“IO NON SONO STUPIDO” di Nicola Todeschini

“IO NON SONO STUPIDO”
di Nicola Todeschini
Per alcuni, che di mestiere fanno anche gli istruttori, il cavallo è un animale stupido, e il tentativo dell’uomo di instaurare una relazione profonda poco più di una pratica da molli adolescenti.
Io non ho alcun autorità in argomento, solo una breve esperienza di sette anni con il mio primo ed unico cavallo, mi limito quindi a raccontarla con umiltà respingendo però l’idea che non sia possibile un legame profondo.
Un’episodio ieri mi ha sconcertato: mi avvicino al paddock per portare con me ulrich a prepararlo al nostro lavoro. Ormai ho un rituale assodato con lui: all’arrivo, mentre sono ancora in auto, abbasso il finestrino e lo saluto. Lui normalmente mi da le spalle ed è rivolto verso il suo confinante. Al mio saluto a volte si gira, a volte presta attenzione solo con il movimento di un orecchio, ma mi ascolta attentamente. Alcuni versi accompagnano il mio saluto, poi vado a cambiarmi e torno verso il paddock. Nel frattempo lui è risalito dal bosco e mi attende (non sempre) vicino alla porta: si attende però che io arrivi dimostrando la mia tranquillità, e mi ricorda che è uno stallone, che la sua attenzione è un regalo. Entro con rispetto nel paddock fecondo i miei versi di benvenuto e mi avvicino a lui sempre a 45 gradi, con rispetto, e lui si fa calzare la capezza e poi si lascia andare ad un saluto misurato, come nel suo stile, e senza alcuna esitazione mi segue generosamente.

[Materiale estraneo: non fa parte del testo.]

class _IgemmConvFn(torch.autograd.Function):

    @staticmethod
    def forward(ctx, k, dils, relu, drop_p, pool, n, links_in, links_out, *t):
        xs, ws, bs = t[:n], t[n:2 * n], t[2 * n:3 * n]
        xs = [x if x.dtype == torch.bfloat16 else x.bfloat16() for x in xs]
        packs_d = [None] * n
        fb = [b.detach().float().contiguous() for b in bs]
        if drop_p > 0.0 and not relu:
            raise ValueError("_IgemmConvFn: Dropout needs the ReLU in front of it")
        fused_drop = drop_p > 0.0
        scale = 256.0 / (256 - min(255, int(drop_p * 256.0 + 0.5))) if fused_drop else 1.0
        seed = ops.dropout_seed() if fused_drop else 0
        if links_in is not None and not all(lk is not None for lk in links_in):
            links_in = None
        if k == 3:
            need_d = any(ctx.needs_input_grad[8:8 + n]) and ops.conv_igemm_supported(ws[0].shape[0], ws[0].shape[1], 3)
            packs = [ops.pack_conv_weight_pair(w, True, need_d) for w in ws]
            packs_d = [p[1] for p in packs]
            outs = ops.conv_igemm(xs, [p[0] for p in packs], fb, dils, 3, relu, drop_p, seed)
        elif fused_drop:
            packs = [ops.pack_conv_weight_pair(w, True, links_in is not None and _FUSE_CHAIN) for w in ws]
            packs_d = [p[1] for p in packs]
            outs = ops.conv_igemm(xs, [p[0] for p in packs], fb, dils, 1, relu, drop_p, seed)
        else:
            outs = [_im2col_gemm(x, w.to(torch.bfloat16), b.to(torch.bfloat16), 1, relu) for x, w, b in zip(xs, ws, bs)]
        code, pooled = None, None
        if pool is not None:
            pooled, code = ops.maxpool3x3_fwd(outs[0], pool[0], pool[1], relu_input=True)
        ctx.save_for_backward(code, *xs, *ws, *(outs if (relu and pool is None) else ()))
        ctx.out_shape = tuple(outs[0].shape)
        ctx.gw_out = [getattr(w, "_dsrg_grad_out", None) for w in ws]
        ctx.packs_d = packs_d
        ctx.dils, ctx.relu, ctx.scale, ctx.pool, ctx.n, ctx.k = dils, relu, scale, pool, n, k
        ctx.links_in = links_in
        ctx.links_out = links_out if (relu and pool is None) else None
        if ctx.links_out is not None:
            for lk in ctx.links_out:
                lk.scale, lk.gb = scale, None
        return tuple(outs) if pool is None else (pooled,)

    @staticmethod
    def backward(ctx, *gs):
        n = ctx.n
        code, saved = ctx.saved_tensors[0], ctx.saved_tensors[1:]
        xs, ws, ys = saved[:n], saved[n:2 * n], saved[2 * n:] or (None,) * n
        cout, cin = ws[0].shape[0], ws[0].shape[1]
        gms, gbs = [], []
        cl = torch.channels_last
        for i, g in enumerate(gs):
            gm, gb = g, ctx.links_out[i].take(g) if ctx.links_out is not None else None
            if gb is None:
                gm, gb = _relu_bias_backward(g, ctx.pool, code, ctx.out_shape, ctx.relu, ys[i], ctx.scale)
            gms.append(gm); gbs.append(gb)
        need_x = [ctx.needs_input_grad[8 + i] for i in range(n)]
        gxs = [None] * n
        absorb = _FUSE_CHAIN and ctx.links_in is not None and all(need_x) and ops.conv_igemm_supported(cout, cin, ctx.k) and \
            cin >= 256 and all(x.is_contiguous(memory_format=cl) for x in xs)
        if n == 1 and ctx.k == 3 and need_x[0] and ops.conv_igemm_supported(cout, cin, 3) and \
                ops.conv_igemm_wgrad_supported(cin, cout, 3) and xs[0].is_contiguous(memory_format=cl):
            pd = ctx.packs_d[0] if ctx.packs_d[0] is not None else ops.pack_conv_weight(ws[0], for_dgrad=True)
            gx, gw, gb_below = ops.conv_igemm_backward(gms[0], pd, xs[0], ctx.dils[0], xs[0] if absorb else None,
                                                       ctx.links_in[0].scale if absorb else 1.0, gw_out=ctx.gw_out[0])
            if absorb:
                ctx.links_in[0].leave(gx, gb_below)
            return (None,) * 8 + (gx, _landed(gw, ctx.gw_out[0])) + tuple(gbs)
        if absorb:
            packs_d = [p if p is not None else ops.pack_conv_weight(w, for_dgrad=True) for p, w in zip(ctx.packs_d, ws)]
            gxs, gb_below = ops.conv_igemm_dgrad(gms, packs_d, list(xs), ctx.dils, ctx.k, ctx.links_in[0].scale)
            for lk, gx_, gb_ in zip(ctx.links_in, gxs, gb_below):
                lk.leave(gx_, gb_)
        if ctx.k == 1:
            for i in range(n):
                if absorb:
                    break
                if need_x[i]:
# ... 125 lines not shown
            if igemm:
                (out,) = _IgemmConvFn.apply(3, [self.dilation[0]], self.fuse_relu, p, node_pool, 1, [lin] if lin is not None else None,
                                            [lout] if lout is not None else None, x, self.weight, self.bias)
            elif direct:
                out = _DirectConvFn.apply(x, self.weight, self.bias, self.fuse_relu, node_pool, lin, lout)
            else:
                out = _ConvFn.apply(x, self.weight, self.bias, self.dilation[0], self.fuse_relu, self.gemm, p, node_pool, lin, lout)
            if lout is not None:
                out._dsrg_grad_link = lout
            return out if pool is None or in_node else _pool3x3(out, pool[0], pool[1])
        out = super().forward(x)
        out = F.relu(out) if self.fuse_relu else out
        out = F.dropout(out, p, True) if p > 0.0 else out
        return out if pool is None else _pool3x3(out, pool[0], pool[1])
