# kendricktan/simple-zk-rollups

Hardware: AMD Instinct MI355X
Metric: Groth16 proofs/sec (rollup batch circuit) (higher is better)
Workload: dtype u32 limbs, 254-bit integer Montgomery (9 x 29 bits in the MSM kernels, 8 x 32 bits elsewhere); 1 GPU; 2^20-constraint synthetic rollup circuit, 1 proof per step per GPU; log_m=20, n_public=73, nVars=1048576, nnzA=1827887, nnzB=1577678, parallelism=proof-sharded x1 (key arena replicated once: single), proofs_in_flight=2

## Files before the change

include/zkr.h:

```cpp
#ifndef ZKR_H
#define ZKR_H
#include <stddef.h>
#include <stdint.h>

#ifdef __cplusplus
extern "C" {
#endif

typedef enum {
  ZKR_OK = 0,
  ZKR_ERR_NO_DEVICE = -1,
  ZKR_ERR_BAD_KEY = -2,
  ZKR_ERR_BAD_WITNESS = -3,
  ZKR_ERR_HIP = -4,
  ZKR_ERR_ARG = -5,
  ZKR_ERR_DEGENERATE = -6,
  ZKR_ERR_UNSATISFIED = -7
} zkr_status;

typedef struct zkr_key zkr_key;

const char *zkr_last_error(void);
const char *zkr_version(void);
int zkr_device_count(void);
// ... 220 lines not shown
int zkr_operator_new(zkr_ledger *l, zkr_key *key, zkr_r1cs *cs, zkr_vk *vk, const zkr_operator_opts *opts, zkr_operator **out);
void zkr_operator_free(zkr_operator *op);
int zkr_operator_info(const zkr_operator *op, uint64_t out[6]);
int zkr_operator_step(zkr_operator *op, const uint8_t *txs, size_t n_txs, const uint8_t *r32s, const uint8_t *s32s, uint8_t *status, uint8_t *proofs_out,
                      void *publics_out, size_t *n_batches, size_t *consumed);
int zkr_operator_stage_times(const zkr_operator *op, double ms[6]);

int zkr_selftest_f29_forms(int device, int field, int form, const uint32_t *records, size_t n, uint32_t *out);
int zkr_selftest_curve29(int device, int g2, int op, const uint32_t *records, size_t n, uint32_t *out, uint8_t *inf);
int zkr_selftest_fp(int device, int field, int op, const uint32_t *records, size_t n, uint32_t *out);
typedef struct {
  uint32_t logn, tlog, dif, inverse, pre, nbat, pair, in_place, want_lo, want_n, coset_shift, coset_add;
  uint32_t cross, klog, col_lo, col_n, in_sub, out_sub, canon, reserved;
} zkr_ntt_selftest_desc;
int zkr_selftest_ntt(int device, const zkr_ntt_selftest_desc *desc, void *in0, void *in1, void *out, void *in0_b, void *in1_b, void *out_b);
int zkr_bench_fq_mul(int device, double *gmuls_per_s);
int zkr_bench_fq_mul_legacy(int device, double *gmuls_per_s);

#ifdef __cplusplus
}
#endif
#endif
```

simple-zk-rollups_amd/csrc/kernels_ntt.hpp:

```cpp
#pragma once
#include <type_traits>
#include "curve.hpp"
#include "field29.hpp"

namespace zkr {

constexpr int NTT_THREADS_SMALL = 512, NTT_THREADS_LARGE = 256;
constexpr int NTT_LARGE_LOG = 21;
constexpr int NTT_TILE_LOG = 11;
constexpr int NTT_STRIDED_LOG = 9;
constexpr int NTT_W_LOG = 2;
constexpr int TWL_LOG = 10;

struct Vec32 { uint4 a, b; };

__device__ __forceinline__ Fr load_fr(const Fr *p) {
  const uint4 *q = reinterpret_cast<const uint4 *>(p);
  uint4 a = q[0], b = q[1];
  Fr r;
  r.v[0] = a.x; r.v[1] = a.y; r.v[2] = a.z; r.v[3] = a.w;
  r.v[4] = b.x; r.v[5] = b.y; r.v[6] = b.z; r.v[7] = b.w;
  return r;
}
__device__ __forceinline__ void store_fr(Fr *p, const Fr &r) {
// ... 37 lines not shown
  Fr *out_b;
  uint32_t blk_off;
  uint32_t pre_shift, pre_add;
  const Fr *x_in0[8], *x_in1[8];
  Fr *x_out[8];
  uint32_t x_in_sub, x_out_sub;
};

constexpr int NTT_H_IN = 6;
constexpr int NTT_H_DIF = 6;
constexpr int NTT_H_DIT = NTT_H_IN + 4 * NTT_TILE_LOG;
static_assert(NTT_H_DIT + 8 <= 128 && 2 * (NTT_H_DIT + 8) <= 338, "a DIT pass of NTT_TILE_LOG stages must fit the bounds of field29.hpp");
static_assert(NTT_STRIDED_LOG <= NTT_TILE_LOG, "a strided pass has no more stages than a contiguous one");
using NttL = Fr29;

template <bool DIF, bool INV, int NTT_THREADS, bool CROSS = false>
static __global__ __launch_bounds__(NTT_THREADS) void ntt_pass_kernel(const NttPassArgs a_in) {
  extern __shared__ __attribute__((aligned(16))) uint32_t lds[];
  constexpr int HL = DIF ? NTT_H_DIF : NTT_H_DIT;
  using V = L29<NttL, HL>;
  const NttPassArgs &a = a_in;
  const Fr *const in0 = blockIdx.z ? a.in0_b : a.in0, *const in1 = blockIdx.z ? a.in1_b : a.in1;
  Fr *const out = blockIdx.z ? a.out_b : a.out;
  if (a.prio == 1) __builtin_amdgcn_s_setprio(1);
  else if (a.prio == 2) __builtin_amdgcn_s_setprio(2);
  else if (a.prio == 3) __builtin_amdgcn_s_setprio(3);
  const int nb = a.hi - a.lo;
  const uint32_t rows = 1u << nb, W = 1u << a.wlog;
  const uint32_t tile = rows << a.wlog;
  const uint32_t lb = (1u << a.lo) >> a.wlog;
  const uint32_t bx = blockIdx.x + a.blk_off;
  const uint32_t q = bx / lb, l0 = (bx % lb) << a.wlog;
  const size_t base = ((size_t)blockIdx.y << a.L) + ((size_t)q << a.hi) + l0;

  auto lds_get = [&](uint32_t e) {
    V x;
#pragma unroll
    for (int k = 0; k < 9; k++) x.v[k] = lds[k * tile + e];
    return x;
  };
  auto lds_put = [&](uint32_t e, const auto &x) {
    static_assert(!DIF || std::remove_reference_t<decltype(x)>::bound <= HL, "DIF invariant broken");
#pragma unroll
    for (int k = 0; k < 9; k++) lds[k * tile + e] = x.v[k];
  };

  for (uint32_t e = threadIdx.x; e < tile; e += NTT_THREADS) {
    uint32_t r = e >> a.wlog, c = e & (W - 1);
    Fr x;
    if constexpr (CROSS) {
      const uint32_t ci = l0 + c - a.x_in_sub;
      x = load_fr(a.x_in0[r] + ci);
      if (a.pre == PRE_MUL) x = mul(x, load_fr(a.x_in1[r] + ci));
    } else {
      size_t gi = base + ((size_t)r << a.lo) + c;
      x = load_fr(in0 + gi);
      if (a.pre == PRE_COSET) {
        uint32_t br = __brev((uint32_t)gi << (32 - a.L));
        br = (br << a.pre_shift) | a.pre_add;
        x = mul(x, load_fr(a.tw + ((size_t)br << (a.tlog - a.L - a.pre_shift))));
      } else if (a.pre == PRE_MUL) {
        x = mul(x, load_fr(in1 + gi));
      }
    }
    lds_put(e, unpack29<NttL, DIF ? NTT_H_DIF : NTT_H_IN>(x.v));
  }
  __syncthreads();

  auto twiddle = [&](int slog, uint32_t x) {
    const Tw29 *tab = slog <= TWL_LOG ? a.twl29 : a.tw29;
    const int tlog = slog <= TWL_LOG ? TWL_LOG : a.tlog;
    uint32_t idx = x << (tlog - slog);
    if (INV) idx = (1u << tlog) - idx;
    return load_tw29(tab + idx);
  };
  auto dif = [&](const auto &u, const auto &v, const L29<NttL, 2> &w, auto &sum, auto &prod) {
    sum = add(u, v);
    if constexpr (INV) prod = mul(w, sub_loose(v, u)); else prod = mul(w, sub_loose(u, v));
  };
  auto dit = [&](const auto &u, const auto &v, const L29<NttL, 2> &w, auto &hi, auto &lo_) {
    auto t = mul(v, w);
    auto s = add(u, t).template to<std::remove_reference_t<decltype(hi)>::bound>();
    auto d = sub(u, t);
    if constexpr (INV) { hi = d; lo_ = s; } else { hi = s; lo_ = d; }
  };
  auto single_stage = [&](int j) {
    const uint32_t sl = 1u << j;
    for (uint32_t b = threadIdx.x; b < (tile >> 1); b += NTT_THREADS) {
      uint32_t c = b & (W - 1), kk = b >> a.wlog;
      uint32_t r0 = ((kk >> j) << (j + 1)) | (kk & (sl - 1));
      uint32_t e0 = (r0 << a.wlog) + c, e1 = e0 + (sl << a.wlog);
      auto w = twiddle(j + a.lo, ((kk & (sl - 1)) << a.lo) + l0 + c);
      V u = lds_get(e0), v = lds_get(e1);
      if constexpr (DIF) {
        L29<NttL, 2 * HL> s;
        L29<NttL, 3> p;
        dif(u, v, w, s, p);
        lds_put(e0, barrett(s));
        lds_put(e1, p);
      } else {
        L29<NttL, HL + 4> x0, x1;
        dit(u, v, w, x0, x1);
        lds_put(e0, x0);
        lds_put(e1, x1);
      }
    }
    __syncthreads();
  };
  auto double_stage = [&](int j) {
    const uint32_t sl = 1u << j;
    for (uint32_t t = threadIdx.x; t < (tile >> 2); t += NTT_THREADS) {
      uint32_t c = t & (W - 1), kq = t >> a.wlog;
      uint32_t xlow = kq & (sl - 1);
      uint32_t r00 = ((kq >> j) << (j + 2)) | xlow;
      uint32_t e00 = (r00 << a.wlog) + c, e01 = e00 + (sl << a.wlog), e10 = e00 + (sl << (a.wlog + 1)), e11 = e10 + (sl << a.wlog);
      uint32_t im = (xlow << a.lo) + l0 + c;
      auto wa = twiddle(j + a.lo, im), wb0 = twiddle(j + 1 + a.lo, im), wb1 = twiddle(j + 1 + a.lo, im + (sl << a.lo));
      V x00 = lds_get(e00), x01 = lds_get(e01), x10 = lds_get(e10), x11 = lds_get(e11);
      if constexpr (DIF) {
        L29<NttL, 2 * HL> s0, s1;
        L29<NttL, 3> p0, p1;
        dif(x00, x10, wb0, s0, p0);
        dif(x01, x11, wb1, s1, p1);
        L29<NttL, 4 * HL> ss;
        L29<NttL, 3> sp, pp;
        L29<NttL, 6> ps;
        dif(s0, s1, wa, ss, sp);
        dif(p0, p1, wa, ps, pp);
        lds_put(e00, barrett(ss));
        lds_put(e01, sp);
        lds_put(e10, ps);
        lds_put(e11, pp);
      } else {
        L29<NttL, HL + 4> y00, y01, y10, y11;
        dit(x00, x01, wa, y00, y01);
        dit(x10, x11, wa, y10, y11);
        L29<NttL, HL + 8> z00, z10, z01, z11;
        dit(y00, y10, wb0, z00, z10);
        dit(y01, y11, wb1, z01, z11);
        lds_put(e00, z00);
        lds_put(e01, z01);
        lds_put(e10, z10);
        lds_put(e11, z11);
      }
    }
    __syncthreads();
  };
  if (DIF) {
    int j = nb - 1;
    if (nb & 1) { single_stage(j); j--; }
    for (; j >= 1; j -= 2) double_stage(j - 1);
  } else {
    int j = 0;
    if (nb & 1) { single_stage(0); j = 1; }
    for (; j + 1 < nb; j += 2) double_stage(j);
  }

  for (uint32_t e = threadIdx.x; e < tile; e += NTT_THREADS) {
    uint32_t r = e >> a.wlog, c = e & (W - 1);
    V x = lds_get(e);
    Fr o;
    if constexpr (DIF) {
      static_assert(NTT_H_DIF <= NTT_H_IN, "what a DIF pass stores is what the next pass states on loading");
      if (a.canon) pack29(canonical_small(x), o.v); else pack29(x, o.v);
    } else {
      auto y = barrett(x);
      if (a.canon) pack29(canonical_small(y), o.v); else pack29(y, o.v);
    }
    if constexpr (CROSS) store_fr(a.x_out[r] + (l0 + c - a.x_out_sub), o);
    else store_fr(out + base + ((size_t)r << a.lo) + c, o);
  }
}

static __global__ void twiddle261_kernel(const Fr *T, uint32_t n, Tw29 *out) {
  uint32_t k = blockIdx.x * blockDim.x + threadIdx.x;
  if (k > n) return;
  Fr w = k < n ? load_fr(T + k) : neg(Fr::one());
// ... 124 lines not shown
```

simple-zk-rollups_amd/csrc/zkr_prove.hip:

```cpp
#include <stdio.h>
#include <stdlib.h>
#include <string.h>
#include <time.h>
#include <algorithm>
#include <memory>
#include "eval_h.hpp"
#include "kernels_msm.hpp"
#include "kernels_ntt.hpp"
#include "zkr_internal.hpp"

namespace zkr {

static const char *STAGES[] = {"ingest", "spmv", "ntt", "msm_sort", "msm_accum_g1", "msm_accum_g2", "msm_big", "msm_reduce", "total",
                               "spmv_a", "ntt_pass", "combine_h"};
static int stage_index(const char *name) {
  for (int i = 0; i < (int)(sizeof(STAGES) / sizeof(STAGES[0])); i++)
    if (!strcmp(STAGES[i], name)) return i;
  return -1;
}
static hipEvent_t next_event(ProofSlot &sl) {
  if (sl.event_next == sl.event_pool.size()) {
    ScopedEvent e;
    if (e.create()) return nullptr;
    sl.event_pool.push_back(std::move(e));
// ... 103 lines not shown
  int L;
  NttDir dir;
  int pre = PRE_NONE, nbat = 1;
  NttVecs a, b;
  uint32_t want_lo = 0, want_n = 0;
  uint32_t coset_shift = 0, coset_add = 0;
};

static NttPassArgs ntt_pass_args(const NttTables &tb, int L) {
  NttPassArgs a = {};
  a.tw = tb.tw; a.tw29 = tb.tw29; a.twl29 = tb.twl29; a.tlog = tb.tlog; a.L = L;
  a.prio = 1;
  return a;
}
template <int T, bool CROSS>
static void ntt_pass_launch_dir(NttDir dir, dim3 grid, size_t lds, hipStream_t s, const NttPassArgs &a) {
  switch (dir) {
    case DIF_INVERSE: ntt_pass_kernel<true, true, T, CROSS><<<grid, T, lds, s>>>(a); break;
    case DIF_FORWARD: ntt_pass_kernel<true, false, T, CROSS><<<grid, T, lds, s>>>(a); break;
    case DIT_FORWARD: ntt_pass_kernel<false, false, T, CROSS><<<grid, T, lds, s>>>(a); break;
    case DIT_INVERSE: ntt_pass_kernel<false, true, T, CROSS><<<grid, T, lds, s>>>(a); break;
  }
}
static void ntt_pass_launch(int threads, bool cross, NttDir dir, dim3 grid, size_t lds, hipStream_t s, const NttPassArgs &a, Prof pf) {
  const int psp = prof_begin(pf, s, "ntt_pass");
  if (cross) ntt_pass_launch_dir<NTT_THREADS_LARGE, true>(dir, grid, lds, s, a);
  else if (threads == NTT_THREADS_SMALL) ntt_pass_launch_dir<NTT_THREADS_SMALL, false>(dir, grid, lds, s, a);
  else ntt_pass_launch_dir<NTT_THREADS_LARGE, false>(dir, grid, lds, s, a);
  prof_end(pf, s, psp);
}
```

Ebbene, ieri tutto è andato come da copione, mi attendeva a monte, vicino all’entrata, ma appena sono entrato si è rivolto dalla parte opposta, esitando nel rendersi disponibile, così ho respirato profondamente, nel dubbio di essermi posto con eccessiva “decisione” ma lui è rimasto rivolto dalla parte opposta, allora l’ho assecondato e avvicinandomi al suo muso ho notato che si protendeva verso il beverino. Ho atteso, con calma: allora lui ha infilato il muso nel beverino premendo con le labbra la leva che normalmente richiama l’acqua, che però non è uscita e il beverino è rimasto secco. Eseguita l’evidente dimostrazione del suo “problema” si è rivolto verso di me attendendo risposta: mi aveva indicato il suo bisogno, sono rimasto di stucco.
L’ho accarezzato, commosso per la fiducia e il suo tentativo di comunicare, lui si è fatto calzare senza esitazione la capezza e arrivato alla scuderie mi sono subito munito di un secchio pieno d’acqua e tornato verso di lui l’ho notato che mi guardava, con una delle sue mille straordinarie espressioni, soddisfatto, eccitato, capito. Ha bevuto due secchi di acqua, poi abbiamo lavorato in armonia, nonostante le mie difettose capacità, lui mi ha dato tutto, con la consueta generosità, non un’incomprensione, come due amici che si allenano, con fatica ma rispetto.
Ecco tutto, nessun miracolo, nessun “lallo” o discorso umanizzando il cavallo (come quelli che ci parlano con tanto si subordinate e congiuntivi), solo la ricerca continua di capire, cercare una relazione nel rispetto della sua natura, non perchè la migliore, ma la sua.